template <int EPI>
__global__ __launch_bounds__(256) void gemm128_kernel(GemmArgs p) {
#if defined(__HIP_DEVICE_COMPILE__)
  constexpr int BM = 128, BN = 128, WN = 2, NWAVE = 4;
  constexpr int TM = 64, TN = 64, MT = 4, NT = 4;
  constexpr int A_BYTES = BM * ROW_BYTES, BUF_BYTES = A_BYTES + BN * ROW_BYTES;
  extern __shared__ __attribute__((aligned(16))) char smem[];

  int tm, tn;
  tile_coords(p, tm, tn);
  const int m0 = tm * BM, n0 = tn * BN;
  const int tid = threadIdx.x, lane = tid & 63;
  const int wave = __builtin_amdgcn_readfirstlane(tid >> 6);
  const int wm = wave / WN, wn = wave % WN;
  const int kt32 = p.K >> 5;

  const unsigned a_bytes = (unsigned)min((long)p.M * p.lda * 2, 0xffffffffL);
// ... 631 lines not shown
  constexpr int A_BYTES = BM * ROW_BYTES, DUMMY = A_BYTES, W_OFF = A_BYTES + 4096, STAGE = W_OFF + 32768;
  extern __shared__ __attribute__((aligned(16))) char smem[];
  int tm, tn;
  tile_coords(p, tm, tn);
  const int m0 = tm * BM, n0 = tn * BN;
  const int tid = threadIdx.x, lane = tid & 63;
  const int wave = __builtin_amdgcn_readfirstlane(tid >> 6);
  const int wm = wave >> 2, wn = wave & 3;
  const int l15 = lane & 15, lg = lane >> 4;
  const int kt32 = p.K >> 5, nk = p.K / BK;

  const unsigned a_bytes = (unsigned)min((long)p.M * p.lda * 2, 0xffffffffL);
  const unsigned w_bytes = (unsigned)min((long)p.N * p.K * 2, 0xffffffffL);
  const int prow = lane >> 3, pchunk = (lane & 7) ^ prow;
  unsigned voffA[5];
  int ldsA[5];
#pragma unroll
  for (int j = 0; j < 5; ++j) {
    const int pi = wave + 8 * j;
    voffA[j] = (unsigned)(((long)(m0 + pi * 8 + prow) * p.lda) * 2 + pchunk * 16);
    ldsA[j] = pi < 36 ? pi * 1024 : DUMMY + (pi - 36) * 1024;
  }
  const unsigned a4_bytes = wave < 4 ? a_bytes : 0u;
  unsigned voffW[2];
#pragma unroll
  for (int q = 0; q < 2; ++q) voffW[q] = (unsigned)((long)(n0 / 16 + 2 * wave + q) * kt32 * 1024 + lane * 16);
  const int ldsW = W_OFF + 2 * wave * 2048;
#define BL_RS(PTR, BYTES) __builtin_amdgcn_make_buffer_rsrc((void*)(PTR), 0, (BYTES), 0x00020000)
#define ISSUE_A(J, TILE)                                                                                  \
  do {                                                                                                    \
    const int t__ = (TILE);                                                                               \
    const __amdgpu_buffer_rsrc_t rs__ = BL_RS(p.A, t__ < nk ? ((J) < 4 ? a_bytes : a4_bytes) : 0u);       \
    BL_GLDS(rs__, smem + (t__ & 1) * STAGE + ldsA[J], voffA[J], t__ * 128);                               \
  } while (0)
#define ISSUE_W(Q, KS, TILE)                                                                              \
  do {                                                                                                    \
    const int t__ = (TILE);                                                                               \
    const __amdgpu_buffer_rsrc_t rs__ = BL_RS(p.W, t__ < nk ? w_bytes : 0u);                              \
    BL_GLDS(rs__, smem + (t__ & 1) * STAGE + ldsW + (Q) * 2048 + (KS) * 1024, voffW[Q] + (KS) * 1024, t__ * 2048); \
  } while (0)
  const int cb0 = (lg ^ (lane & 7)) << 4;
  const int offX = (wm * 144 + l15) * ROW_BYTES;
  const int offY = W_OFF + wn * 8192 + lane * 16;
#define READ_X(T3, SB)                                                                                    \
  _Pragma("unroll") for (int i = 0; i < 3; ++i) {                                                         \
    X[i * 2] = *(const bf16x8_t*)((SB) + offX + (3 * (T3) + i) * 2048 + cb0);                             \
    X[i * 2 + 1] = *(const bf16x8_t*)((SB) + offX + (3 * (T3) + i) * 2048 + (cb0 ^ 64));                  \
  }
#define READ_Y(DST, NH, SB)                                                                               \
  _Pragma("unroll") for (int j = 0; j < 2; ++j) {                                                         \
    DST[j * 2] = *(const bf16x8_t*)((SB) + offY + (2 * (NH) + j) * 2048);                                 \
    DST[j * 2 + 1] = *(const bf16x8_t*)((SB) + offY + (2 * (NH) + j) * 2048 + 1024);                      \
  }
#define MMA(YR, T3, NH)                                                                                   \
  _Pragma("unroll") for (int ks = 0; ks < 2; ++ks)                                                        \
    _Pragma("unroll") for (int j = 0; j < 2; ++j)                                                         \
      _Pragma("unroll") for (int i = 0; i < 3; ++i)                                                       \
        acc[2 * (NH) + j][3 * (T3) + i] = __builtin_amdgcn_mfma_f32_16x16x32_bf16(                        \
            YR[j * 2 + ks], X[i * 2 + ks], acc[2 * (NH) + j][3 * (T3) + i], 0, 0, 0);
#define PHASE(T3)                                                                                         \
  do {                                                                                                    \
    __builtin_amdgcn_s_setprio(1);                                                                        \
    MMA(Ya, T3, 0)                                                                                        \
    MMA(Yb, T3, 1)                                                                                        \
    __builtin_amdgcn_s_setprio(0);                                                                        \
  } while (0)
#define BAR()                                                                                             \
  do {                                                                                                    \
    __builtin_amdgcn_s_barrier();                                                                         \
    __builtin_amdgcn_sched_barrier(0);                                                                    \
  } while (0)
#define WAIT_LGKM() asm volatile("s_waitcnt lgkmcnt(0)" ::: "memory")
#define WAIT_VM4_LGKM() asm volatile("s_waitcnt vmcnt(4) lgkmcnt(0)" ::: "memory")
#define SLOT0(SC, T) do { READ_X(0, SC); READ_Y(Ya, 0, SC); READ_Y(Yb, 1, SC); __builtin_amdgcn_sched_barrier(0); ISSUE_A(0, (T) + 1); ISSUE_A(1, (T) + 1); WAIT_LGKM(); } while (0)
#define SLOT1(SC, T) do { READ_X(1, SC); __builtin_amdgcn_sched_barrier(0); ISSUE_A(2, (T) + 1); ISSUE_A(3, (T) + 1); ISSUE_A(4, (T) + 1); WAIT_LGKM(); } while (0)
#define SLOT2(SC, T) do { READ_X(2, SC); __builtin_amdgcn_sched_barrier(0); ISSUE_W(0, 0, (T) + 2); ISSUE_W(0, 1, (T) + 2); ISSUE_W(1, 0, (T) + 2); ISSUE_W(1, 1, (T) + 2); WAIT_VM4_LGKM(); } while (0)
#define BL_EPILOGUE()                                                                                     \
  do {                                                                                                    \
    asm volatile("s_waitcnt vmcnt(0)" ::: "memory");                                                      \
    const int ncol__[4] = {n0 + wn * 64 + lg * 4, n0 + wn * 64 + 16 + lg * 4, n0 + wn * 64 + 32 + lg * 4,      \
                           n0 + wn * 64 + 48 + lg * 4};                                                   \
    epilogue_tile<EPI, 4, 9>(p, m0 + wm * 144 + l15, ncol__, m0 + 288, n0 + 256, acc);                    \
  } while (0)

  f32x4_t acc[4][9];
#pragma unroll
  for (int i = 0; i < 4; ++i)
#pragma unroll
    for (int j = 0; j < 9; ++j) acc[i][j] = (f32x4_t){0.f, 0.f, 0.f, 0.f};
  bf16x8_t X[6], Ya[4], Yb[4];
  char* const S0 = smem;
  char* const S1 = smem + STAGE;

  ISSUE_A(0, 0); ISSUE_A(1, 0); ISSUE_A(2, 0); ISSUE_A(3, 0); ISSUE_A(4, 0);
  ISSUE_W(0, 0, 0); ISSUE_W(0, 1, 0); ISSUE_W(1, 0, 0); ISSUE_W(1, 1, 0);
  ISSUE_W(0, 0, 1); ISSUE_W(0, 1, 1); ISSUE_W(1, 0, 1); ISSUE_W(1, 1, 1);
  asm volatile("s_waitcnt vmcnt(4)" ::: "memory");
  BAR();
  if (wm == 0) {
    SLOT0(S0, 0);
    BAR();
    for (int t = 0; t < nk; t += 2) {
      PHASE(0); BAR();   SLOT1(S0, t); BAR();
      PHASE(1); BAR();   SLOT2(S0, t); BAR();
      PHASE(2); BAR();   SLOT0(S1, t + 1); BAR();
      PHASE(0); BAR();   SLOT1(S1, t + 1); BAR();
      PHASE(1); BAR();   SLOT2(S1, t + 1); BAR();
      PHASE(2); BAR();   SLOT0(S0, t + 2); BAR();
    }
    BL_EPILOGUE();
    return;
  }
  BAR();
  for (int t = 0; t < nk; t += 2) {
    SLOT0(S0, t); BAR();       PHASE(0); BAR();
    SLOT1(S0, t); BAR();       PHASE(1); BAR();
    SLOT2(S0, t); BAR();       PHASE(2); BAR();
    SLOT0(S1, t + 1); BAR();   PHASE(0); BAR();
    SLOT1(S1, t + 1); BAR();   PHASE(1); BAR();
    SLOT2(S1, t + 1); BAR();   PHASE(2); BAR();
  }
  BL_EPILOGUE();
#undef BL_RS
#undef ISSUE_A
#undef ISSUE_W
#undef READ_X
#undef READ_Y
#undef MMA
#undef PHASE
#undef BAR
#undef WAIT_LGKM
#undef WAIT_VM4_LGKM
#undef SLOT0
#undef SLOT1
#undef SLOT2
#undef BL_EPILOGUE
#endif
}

_TASK REQUIREMENTS_
A single number is the answer: how many lines of the entries above contain "constexpr"?

_REPLY_
4